With these abundant sources of wealth at their command, the people naturally grew luxurious and dissolute. "The daughter of the Chaldeans," says Isaiah (xlvii. 1-8), "is tender and delicate," given to pleasures, apt to live carelessly; her young men, says Ezekiel (xxiii. 15), are dandies, "exceeding in dyed attire," painting their faces, and wearing earrings. Chastity, in our modern sense of the term, was unknown.[13] The pleasures of the table and of the couch were carried to excess. Yet, like many other Eastern races, the Babylonians hid under their soft luxurious exterior a fierceness very formidable to their foes. The Hebrew Prophets (Hab. i. 6-8; Isaiah xiv. 16) describe them as "a bitter and hasty," a "terrible and dreadful" people, "fiercer than the evening wolves," a people whose tramp "made the earth tremble, and did shake kingdoms;" and all the historians of the time charge them with a thirst for blood which often took the most savage and inhuman forms.

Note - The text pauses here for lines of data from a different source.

static void free_defer(mcx_graph *g)
{
  (void)hipFree(g->l1_keys); (void)hipFree(g->l1_cnt);
  (void)hipFree(g->l2_base); (void)hipFree(g->l2_hi); (void)hipFree(g->l2_cnt);
  g->l1_keys = g->l2_keys = g->l2_base = g->l2_hi = nullptr; g->l1_cnt = g->l2_cnt = nullptr;
  g->cap1 = g->cap2 = 0;
  g->l2_regions = 0;
  g->set_colour.clear(); g->set_pending.clear();
}

__global__ __launch_bounds__(512) void k_l2_probe(uint64_t *keys, uint64_t cap, uint32_t nregions, uint32_t spb, uint32_t iters,
                                                  uint32_t jit_mask = 0 )
{
  const uint32_t region = blockIdx.x % nregions, blk = blockIdx.x / nregions, nblk = gridDim.x / nregions;
  const uint32_t w = threadIdx.x >> 6, l = threadIdx.x & 63u;
  for (uint32_t it = 0; it < iters; it++)
    for (uint32_t k = 0; k < spb / 32u; k++) {
      const uint32_t front = w * 4u + (l >> 4) + 32u * k;
      const uint32_t seg = region * spb + front;
      const uint64_t jit = ((seg * 0x9E3779B1u) >> 8) & jit_mask & ~15u;
      const uint64_t at = (uint64_t)seg * cap + jit + ((uint64_t)it * nblk + blk) * 16u + (l & 15u);
      if (jit + ((uint64_t)it * nblk + blk) * 16u + 16u <= cap) keys[at] = at;
    }
}

static uint64_t *l2_place(mcx_graph *g, size_t bytes, uint32_t nreg, int tries, float *ms_out)
{
  std::vector<uint64_t *> cand;
  std::vector<float> ms;
  hipEvent_t e0 = nullptr, e1 = nullptr;
  if (tries > 1 && (hipEventCreate(&e0) != hipSuccess || hipEventCreate(&e1) != hipSuccess)) { (void)hipGetLastError(); tries = 1; }
  const uint32_t iters = (uint32_t)std::max<uint64_t>(8, g->cap2 * g->W / 1024);
  for (int i = 0; i < std::max(tries, 1); i++) {
    if (i > 0) {
      size_t fr = 0, tot = 0;
      if (hipMemGetInfo(&fr, &tot) != hipSuccess || fr < bytes + (size_t)(tot / 16)) { (void)hipGetLastError(); break; }
    }
    uint64_t *p = nullptr;
    if (hipMalloc((void **)&p, bytes) != hipSuccess) { (void)hipGetLastError(); break; }
    cand.push_back(p);
    float t = 0.f;
    if (tries > 1)
      for (int rep = 0; rep < 2; rep++) {
        (void)hipEventRecord(e0, g->stream);
        hipLaunchKernelGGL(k_l2_probe, dim3(nreg * 64), dim3(512), 0, g->stream, p, g->cap2 * g->W, nreg, g->subs_per_bin, iters);
        (void)hipEventRecord(e1, g->stream);
        if (hipEventSynchronize(e1) != hipSuccess || hipEventElapsedTime(&t, e0, e1) != hipSuccess) { (void)hipGetLastError(); t = 0.f; }
      }
    ms.push_back(t);
    float worst = 0.f, best_t = 0.f;
    for (float x : ms) { worst = std::max(worst, x); if (x > 0.f && (best_t == 0.f || x < best_t)) best_t = x; }
    if (tries > 1 && best_t > 0.f && best_t < 0.70f * worst) break;
  }
  if (e0) (void)hipEventDestroy(e0);
  if (e1) (void)hipEventDestroy(e1);
  if (cand.empty()) return nullptr;
  size_t best = 0;
  for (size_t i = 1; i < cand.size(); i++) if (ms[i] > 0.f && (ms[best] <= 0.f || ms[i] < ms[best])) best = i;
  for (size_t i = 0; i < cand.size(); i++) if (i != best) (void)hipFree(cand[i]);
  if (getenv("MCX_TIMING") && cand.size() > 1) {
    fprintf(stderr, "[timing] sub-table bins (%u regions): %zu placements probed:", nreg, cand.size());
    for (size_t i = 0; i < cand.size(); i++) fprintf(stderr, " %.3f%s", ms[i], i == best ? "*" : "");
    fprintf(stderr, " ms\n");
  }
  if (ms_out) *ms_out = ms[best];
  return cand[best];
}

static uint32_t flush_group(const mcx_graph *g);
static int ensure_l2(mcx_graph *g, uint32_t regions, bool whole = false)
{
  if (g->l2_keys && g->l2_regions >= regions && !(g->l2_hi && (whole || (regions > g->l2_regions / 2 && regions != g->l2_regions)))) return MCX_OK;
  if (g->pending_l2) return fail(MCX_ERR_ARG, "internal: sub-table bins resized while in use");
  HIP_TRY(hipStreamSynchronize(g->stream));
  (void)hipFree(g->l2_base); (void)hipFree(g->l2_hi); (void)hipFree(g->l2_cnt);
  g->l2_keys = g->l2_base = g->l2_hi = nullptr; g->l2_cnt = nullptr; g->l2_regions = 0; g->l2_hi_off = 0;
  const uint64_t nb = (uint64_t)regions * g->subs_per_bin;
  int tries = g->place_tries;
  { const char *e = getenv("MCX_PLACE_BINS"); if (e) tries = atoi(e); }
  if (g->subs_per_bin % 32 || regions < 8) tries = 1;
  const uint32_t G = flush_group(g);
  const bool halves = !whole && tries > 1 && regions == 2 * G && !g->t.lbo && !g->group;
  if (halves) {
    const size_t hbytes = (nb / 2) * g->cap2 * 8 * g->W;
    g->l2_base = l2_place(g, hbytes, G, tries, nullptr);
    if (g->l2_base) g->l2_hi = l2_place(g, hbytes, G, tries, nullptr);
    if (g->l2_base && !g->l2_hi) { (void)hipFree(g->l2_base); g->l2_base = nullptr; }
    g->l2_hi_off = nb / 2;
  } else {
    g->l2_base = l2_place(g, nb * g->cap2 * 8 * g->W, std::min<uint32_t>(regions, 32), tries, nullptr);
  }
  if (!g->l2_base || hipMalloc((void **)&g->l2_cnt, nb * 8) != hipSuccess) {
    (void)hipGetLastError();
    (void)hipFree(g->l2_base); (void)hipFree(g->l2_hi); g->l2_base = g->l2_hi = nullptr;
    return fail(MCX_ERR_NOMEM, "out of device memory for the sub-table bins (%llu regions)", (unsigned long long)regions);
  }
  HIP_TRY(hipMemsetAsync(g->l2_cnt, 0, nb * 8, g->stream));
  g->l2_keys = g->l2_base;
  g->l2_regions = regions;
  return MCX_OK;
}

static bool flush_overlap(const mcx_graph *g)
{
  static const bool on = [] { const char *e = getenv("MCX_FLUSH_OVERLAP"); return !e || atoi(e) != 0; }();
  return g->overlap < 0 ? on : g->overlap != 0;
}

static uint32_t flush_group(const mcx_graph *g)
{
  uint32_t G = g->flush_regions;
  if (!G) {
    const char *e = getenv("MCX_FLUSH_REGIONS");
    G = e ? (uint32_t)strtoul(e, nullptr, 10) : 0;
  }
  if (!G) G = std::max<uint32_t>(32u, 16384u / std::max<uint32_t>(1u, g->subs_per_bin));
  return std::min<uint32_t>(G, g->b1);
}

static int ensure_defer(mcx_graph *g)
{
  if (g->l1_keys) return MCX_OK;
  g->nsub = (uint32_t)(g->t.nmain >> sub_shift_for_words(g->W));
  g->b1 = 1u << g->t.lb1;
  g->subs_per_bin = g->t.spb;
  if (g->t.lb1 < 6 || g->b1 > (uint32_t)kMaxBins || g->subs_per_bin > (uint32_t)kMaxBins) { g->defer = false; return MCX_OK; }
  uint64_t tcap = g->defer_tuples;
  if (!tcap) {
    const char *e = getenv("MCX_DEFER_TUPLES");
    if (e) {
      tcap = strtoull(e, nullptr, 10);
    } else {
      size_t fr = 0, tot = 0;
      (void)hipMemGetInfo(&fr, &tot);
      const uint64_t per_tuple = 8ull * g->W * (g->t.lbo ? 240 : 118) / 100 + 1;
      const uint64_t by_mem = (uint64_t)((double)fr * 0.40) / per_tuple;
      tcap = std::max<uint64_t>(std::min<uint64_t>(std::min<uint64_t>(64 * g->t.nslots, by_mem), 1ull << 33), 1ull << 20);
    }
  }
  for (;; tcap /= 2) {
    if (tcap < (1ull << 20)) { g->defer = false; g->defer_tuples = 0; (void)hipGetLastError(); return MCX_OK; }
    g->defer_tuples = tcap;
    g->nsets = g->ncols > 1 ? kL1Sets : 1;
    if (const char *e = getenv("MCX_L1_SETS")) { const int v = atoi(e); if (v >= 1 && v <= 32) g->nsets = (uint32_t)v; }
    g->set_cap = tcap / g->nsets;
    if (!g->rep1_forced) g->rep1 = g->nsets != 1 ? 8 : g->set_cap / g->b1 / 64 >= (1u << 16) ? 64 : g->set_cap / g->b1 / 32 >= (1u << 16) ? 32 : 8;
    g->cap1 = (uint64_t)((double)g->set_cap / g->b1 / g->rep1 * (g->b1 == 1 ? 1.02 : 1.06)) + (g->nsets > 1 ? 2048 : 8192);
    static const double cap2_slack = [] { const char *e = getenv("MCX_CAP2_SLACK"); const double v = e ? atof(e) : 0; return v >= 1.0 && v <= 4.0 ? v : 1.25; }();
    g->cap2 = g->nsub == 1 ? tcap + 8192 : (uint64_t)((double)tcap / g->nsub * cap2_slack) + 1024;
    g->cap1 = (g->cap1 + 1) & ~1ull;
    g->cap2 = (g->cap2 + 1) & ~1ull;
    if (g->cap1 >= 0xFFFFFFFFull || g->cap2 >= 0xFFFFFFFFull) continue;
    const uint64_t n1 = (uint64_t)g->nsets * g->b1 * g->rep1 * g->cap1;
    const bool ok = hipMalloc((void **)&g->l1_keys, n1 * 8 * g->W) == hipSuccess &&
                    hipMalloc((void **)&g->l1_cnt, (size_t)g->nsets * g->b1 * g->rep1 * 8) == hipSuccess &&
                    ensure_l2(g, flush_overlap(g) ? std::min<uint32_t>(2 * flush_group(g), g->b1) : flush_group(g)) == MCX_OK;
    if (ok) break;
    free_defer(g);
    (void)hipGetLastError();
  }
  HIP_TRY(hipMemsetAsync(g->l1_cnt, 0, (size_t)g->nsets * g->b1 * g->rep1 * 8, g->stream));
  g->set_colour.assign(g->nsets, -1);
  g->set_pending.assign(g->nsets, 0);
  return MCX_OK;
}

[13] See _Herodotus_, book i., chap. 199; _Strabo_, xvi., p. 1058; and the _Book of Baruch_, vi. 43.
Of the horrible licence and cruelty of the worship of Bel, Merodach, and Nebo, which did much to foster the fierce and cruel temper of the people, it is not necessary, it is hardly possible, to speak. Roughly taken, it was the service of the great forces of Nature by a wanton indulgence of the worst passions of man. It is enough to know that in Babylon idolatry took forms which made all forms of idolatry henceforth intolerable to the Jews; that now, once for all, they renounced that worship of strange gods to which they and their fathers had always hitherto been prone. This of itself was an immense advance, a great gain. Nor was it their only gain; for if by contact with the idolatrous Babylonians the Jews were driven back on their own Law and Scripture, their intercourse with a people of so active an intellect and a learning so deep and wide led them to study the Word of Jehovah in a new and more intelligent spirit.
Nor is it less obvious that in the social and political conditions of the Babylonians we have a key to many of the allusions to public life contained in Ecclesiastes. The great empire, indeed, presents precisely those elements which, in degenerate times and under feebler despots, must inevitably develop into the disorder, and misery, and crime which Coheleth depicts.